SECTION 1.                                PURCHASE AND SALE OF ASSETS.

1.1           Sale of Assets.  Seller agrees to sell, assign, transfer and
deliver to Buyer, and Buyer agrees to purchase from Seller, all of Seller’s
right, title and interest in and to the following assets (the “Assets”):

(i)  
The name of the Company - Media Exchange Group, Inc., along with the trade,
business name, phone number, listing, goodwill, and all other intangible assets
of the business including, but not limited to the wholly owned sub CW
Communications, Inc., a Colorado corporation;

(ii)  
All licenses, IP, work product, assignments, and any contracts entered into
regarding the development and implementation of the family of products related
to the digital trading card.

1.2           Excluded Assets.  There shall be excluded from the Assets and
retained by Seller, all assets of the Seller not included in paragraph 1.1 (the
“Excluded Assets”):

All assets relating to the Business of IntelliCell Biosciences, Inc.

1.3           Assumed Liabilities.  The Buyer shall assume, and hereby agrees to
pay, perform, fulfill and discharge the following (collectively, the “Assumed
Liabilities”):
 
 
(i)
the liabilities (including interest, costs and fees) identified on Schedule
1.3(i) attached hereto, each of which arises out of a note (each a “Note”)
entered into by Seller.

 
 
  (ii)       the liabilities listed on Schedule 1.3(ii)

The assumption of the Assumed Liabilities by Buyer hereunder shall not enlarge
any rights of third parties under contracts or arrangements with Buyer or Seller
or any of their respective affiliates or subsidiaries.
 
1.4           Excluded Liabilities.  It is expressly understood that Buyer shall
not assume, pay or be liable for any liability or obligation of Seller of any
kind or nature at any time existing or asserted, whether, known, unknown, fixed,
contingent or otherwise, including, without limitation, any liability or
obligation relating to, resulting from or arising out of (i) the Excluded
Assets, (ii) any fact existing or event occurring prior to, or relating to the
Assets.

1.5           Purchase Price.  In consideration of the sale by Seller to Buyer
of the Assets, and subject to the satisfaction of the conditions contained
herein, Buyer agrees to assume the $1,864,152 of Liabilities being assigned in
accordance with the terms of this Agreement.

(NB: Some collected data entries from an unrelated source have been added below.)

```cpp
template <int G, int S, int B, int NSW, bool SYM, int NL, int CLM = 0, bool KOUT = false>
static hipError_t launch_blk_sym(const PipeArgs &a, const BlkShape &sh, const DevAlphabet *alpha, hipStream_t stream)
{
    constexpr bool CL = CLM != 0;
    if constexpr (!KOUT && blk_kout_shape(G, B, NL, CLM)) {
        if (a.o_st != 1) return launch_blk_sym<G, S, B, NSW, SYM, NL, CLM, true>(a, sh, alpha, stream);
    }
    if (!KOUT && a.o_st != 1) return hipErrorInvalidValue;
    constexpr int NB = NL * G;
    const BlkLds L = blk_lds(sh.mp, NB, B, NSW, G, CL);
    const unsigned grid = CL ? (unsigned)(blk_clusters(a.C, sh) * sh.NS) : (unsigned)((a.C + NB - 1) / NB);
    auto *kern = gpfq_blk_kernel<G, S, B, NSW, SYM, NL, CLM, KOUT>;
    hipError_t e = ensure_dynamic_lds((const void *)kern, (size_t)L.total);
    if (e != hipSuccess) return e;
// ... 141 lines not shown
            hipLaunchKernelGGL((gpfq_blk_prep_kernel<4, true, true>), dim3((unsigned)nrec), dim3(256), 0, stream, a.X, a.Xq, a.ld, a.N, (int)a.m, sh.mp * sh.NS,
                               nrm32, wbase, wbase + blk_hdrs_off(nblk, sh), alpha, sym_prep,
                               sh.NS, (int64_t)blk_recs_bytes(nblk, sh));
            e = hipGetLastError();
            if (e != hipSuccess) return e;
        }
        if (!do_run) return hipSuccess;
        ClusterLaunchGuard one_at_a_time(stream);
        if (one_at_a_time.err != hipSuccess) return one_at_a_time.err;
#define GPFQ_BLK_CL(S_, NSW_, NL_, M_) (sym ? launch_blk_sym<4, S_, 4, NSW_, true, NL_, M_>(a, sh, alpha, stream) : launch_blk_sym<4, S_, 4, NSW_, false, NL_, M_>(a, sh, alpha, stream))
        if (sh.S == 24) {
            const int forced = a.opt.blk_cluster768;
            const int nw = forced == 8 || forced == 11 ? forced : (sym ? 11 : 8);
            return nw == 8 ? GPFQ_BLK_CL(24, 8, 4, 1) : GPFQ_BLK_CL(24, 11, 4, 1);
        }
        if (sh.NL == 4) return GPFQ_BLK_CL(32, 11, 4, 1);
        return sh.NL == 1 ? GPFQ_BLK_CL(32, 8, 1, 1) : GPFQ_BLK_CL(32, 8, 2, 1);
#undef GPFQ_BLK_CL
    }
    auto *prep = sh.B == 4 ? (r64 ? gpfq_blk_prep_kernel<4, true> : gpfq_blk_prep_kernel<4, false>)
                           : (sh.B == 2 ? (r64 ? gpfq_blk_prep_kernel<2, true> : gpfq_blk_prep_kernel<2, false>) : gpfq_blk_prep_kernel<1, false>);
    const int sym = sym_prep;
    if (!do_prep) {
    } else if (run_form) {
        int run = 8;
        if (prep_run >= 4 && prep_run <= kPrepRunMax) run = prep_run;
        else {
            int64_t best = -1;
            for (int rl = 4; rl <= kPrepRunMax; ++rl) {
                const int64_t wgs = (nrec + rl - 1) / rl, cost = ((wgs + 1023) / 1024) * (1 + rl);
// ... 30 lines not shown
        if (sh.B == 4) return sh.S == 4 ? launch_blk_inst<1, 4, 4, 4, 2>(a, sh, alpha, stream) : launch_blk_inst<1, 8, 4, 8, 2>(a, sh, alpha, stream);
        if (sh.B == 2) return sh.S == 12 ? launch_blk_inst<1, 12, 2, 8, 2>(a, sh, alpha, stream) : launch_blk_inst<1, 16, 2, 8, 2>(a, sh, alpha, stream);
        if (sh.S == 24) return launch_blk_inst<1, 24, 1, 8, 2>(a, sh, alpha, stream);
        return sh.S == 32 ? launch_blk_inst<1, 32, 1, 8, 2>(a, sh, alpha, stream) : launch_blk_inst<1, 40, 1, 8, 2>(a, sh, alpha, stream);
    }
    if (sh.B == 1 && sh.S == 40) return launch_blk_inst<1, 40, 1>(a, sh, alpha, stream);
    if (sh.B == 1) {
        if (sh.G == 2) return sh.S == 64 ? launch_blk_inst<2, 64, 1, 11>(a, sh, alpha, stream) : launch_blk_inst<2, 48, 1, 11>(a, sh, alpha, stream);
        return sh.S == 32 ? launch_blk_inst<1, 32, 1>(a, sh, alpha, stream) : launch_blk_inst<1, 24, 1>(a, sh, alpha, stream);
    }
    if (sh.G == 4 && sh.S == 64) return launch_blk_inst<4, 64, 2, 11>(a, sh, alpha, stream);
    if (sh.G == 4 && sh.S == 48) return launch_blk_inst<4, 48, 2, 11>(a, sh, alpha, stream);
    if (sh.G == 4 && sh.NW == 11) {
        if (sh.S == 16) return launch_blk_inst<4, 16, 4, 11>(a, sh, alpha, stream);
        if (sh.S == 24) return launch_blk_inst<4, 24, 4, 11>(a, sh, alpha, stream);
        return launch_blk_inst<4, 32, 4, 11>(a, sh, alpha, stream);
    }
    if (sh.G == 4) {
        if (sh.S == 16) return launch_blk_inst<4, 16, 4>(a, sh, alpha, stream);
        if (sh.S == 24) return launch_blk_inst<4, 24, 4>(a, sh, alpha, stream);
        return launch_blk_inst<4, 32, 4>(a, sh, alpha, stream);
    }
    if (sh.G == 1) {
        if (sh.S == 8) return launch_blk_inst<1, 8, 4>(a, sh, alpha, stream);
        if (sh.S == 12) return launch_blk_inst<1, 12, 2>(a, sh, alpha, stream);
        return launch_blk_inst<1, 16, 2>(a, sh, alpha, stream);
    }
    if (sh.B == 4) return launch_blk_inst<2, 16, 4>(a, sh, alpha, stream);
    if (sh.S == 24) return launch_blk_inst<2, 24, 2>(a, sh, alpha, stream);
    return launch_blk_inst<2, 32, 2>(a, sh, alpha, stream);
// ... 4 lines not shown
```

### quantized_neural_networks_amd/csrc/gpfq_options.hpp

```cpp
#pragma once

namespace gpfq {

#define GPFQ_OPTIONS(X)                                                                                                                      \
                                                                                      \
    X(onchip_mode, 1, true, v ? 1 : 0, "")                                                                \
    X(tile_steps, 0, v >= 0 && v <= 64 && !(v & (v - 1)), v, "0 or a power of two <= 64")                                 \
    X(group_waves, 0, v >= 0 && v <= 16, v, "in [0, 16]")                                                                 \
    X(lanes_per_neuron, 0, v == 0 || v == 1 || v == 16 || v == 32 || v == 64, v, "0, 1, 16, 32 or 64")    \
    X(waves_per_neuron, 0, v >= 0 && v <= 16, v, "in [0, 16]")   \
    X(variant, 0, true, v, "")                                   \
    X(pipe, -1, v >= -1 && v <= 2, v, "-1, 0, 1 or 2")           \
    X(auto_gram, 1, true, v ? 1 : 0, "")                         \
    X(gram_slack_log2, 0, true, v, "")                           \
    X(sync_errors, 0, true, v ? 1 : 0, "")                       \
                                                              \
    X(blk_single_groups, 1, true, v ? 1 : 0, "")                                   \
    X(blk_pair_groups, 1, true, v ? 1 : 0, "")                                     \
    X(blk_four_groups, 1, true, v ? 1 : 0, "")                   \
    X(blk_wide_groups, 1, true, v ? 1 : 0, "")                   \
    X(blk_quad_groups, 2, true, v < 0 ? 0 : (v > 2 ? 2 : v), "")    \
    X(blk_quad_waves, 0, v == 0 || v == 7 || v == 8, v, "0 (by shape), 7 or 8")       \
    X(blk_sweep_waves, 0, v == 0 || v == 8 || v == 11, v, "0 (by shape), 8 or 11")    \
    X(blk_prep_run, 1, true, v >= 4 && v <= 16 ? v : (v ? 1 : 0), "")    \
    X(blk_prep_norms, 1, true, v ? 1 : 0, "")                    \
                                    \
    X(blk_cluster, 1, v == 0 || v == 1 || v >= 1024, v, "0 (off), 1 (default: by row length and width) or a row length >= 1024")    \
    X(blk_cluster_nl, 0, true, v == 1 || v == 2 || v == 4 ? v : 0, "")    \
    X(blk_cluster_map, -1, true, v < 0 ? -1 : (v ? 1 : 0), "")   \
    X(blk_cluster768, -1, true, v == 0 || v == 8 || v == 11 ? v : -1, "")    \
    X(blk_chip_ok, -1, true, v < 0 ? -1 : (v ? 1 : 0), "")       \
    X(blk_cluster_timeout_ms, 3000, v >= 1 && v <= 60000, v, "in [1, 60000]")    \
    X(blk_cluster_fault, 0, true, v ? 1 : 0, "")                 \
                                                                                                                            \
    X(conv_fused, 1, true, v ? 1 : 0, "")                        \
    X(conv_planes_free, 1, true, v ? 1 : 0, "")                  \
    X(conv_nhwc, 1, true, v ? 1 : 0, "")                         \
    X(conv_strip, 0, v == 0 || v == 1 || v == 2 || v == 4, v, "0, 1, 2 or 4")    \
// ... 15 lines not shown
```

1.6           Records and Contracts.  Seller shall deliver to Buyer all of the
Contracts relative to the Assets, with such assignments thereof and consents to
assignments as are necessary to assure Buyer of the full benefit of the
same.  Seller shall also deliver to Buyer all of Seller’s files and records
regarding the Assets.

1.7           Further Assurances.  Seller shall, from time to time after the
consummation of the transactions contemplated herein, at the request of Buyer
and without further consideration, execute and deliver further instruments of
transfer and assignment and take such other action as Buyer may reasonably
require to more effectively transfer and assign to, and vest in, Buyer the
Assets free and clear of all Liens.

1.8           Sales and Transfer Taxes.  All sales, transfer, use, recordation,
documentary, stamp, excise taxes, personal property taxes, fees and duties
(including any real estate transfer taxes) under applicable law incurred in
connection with this Agreement or the transactions contemplated hereby will be
borne and paid by Buyer.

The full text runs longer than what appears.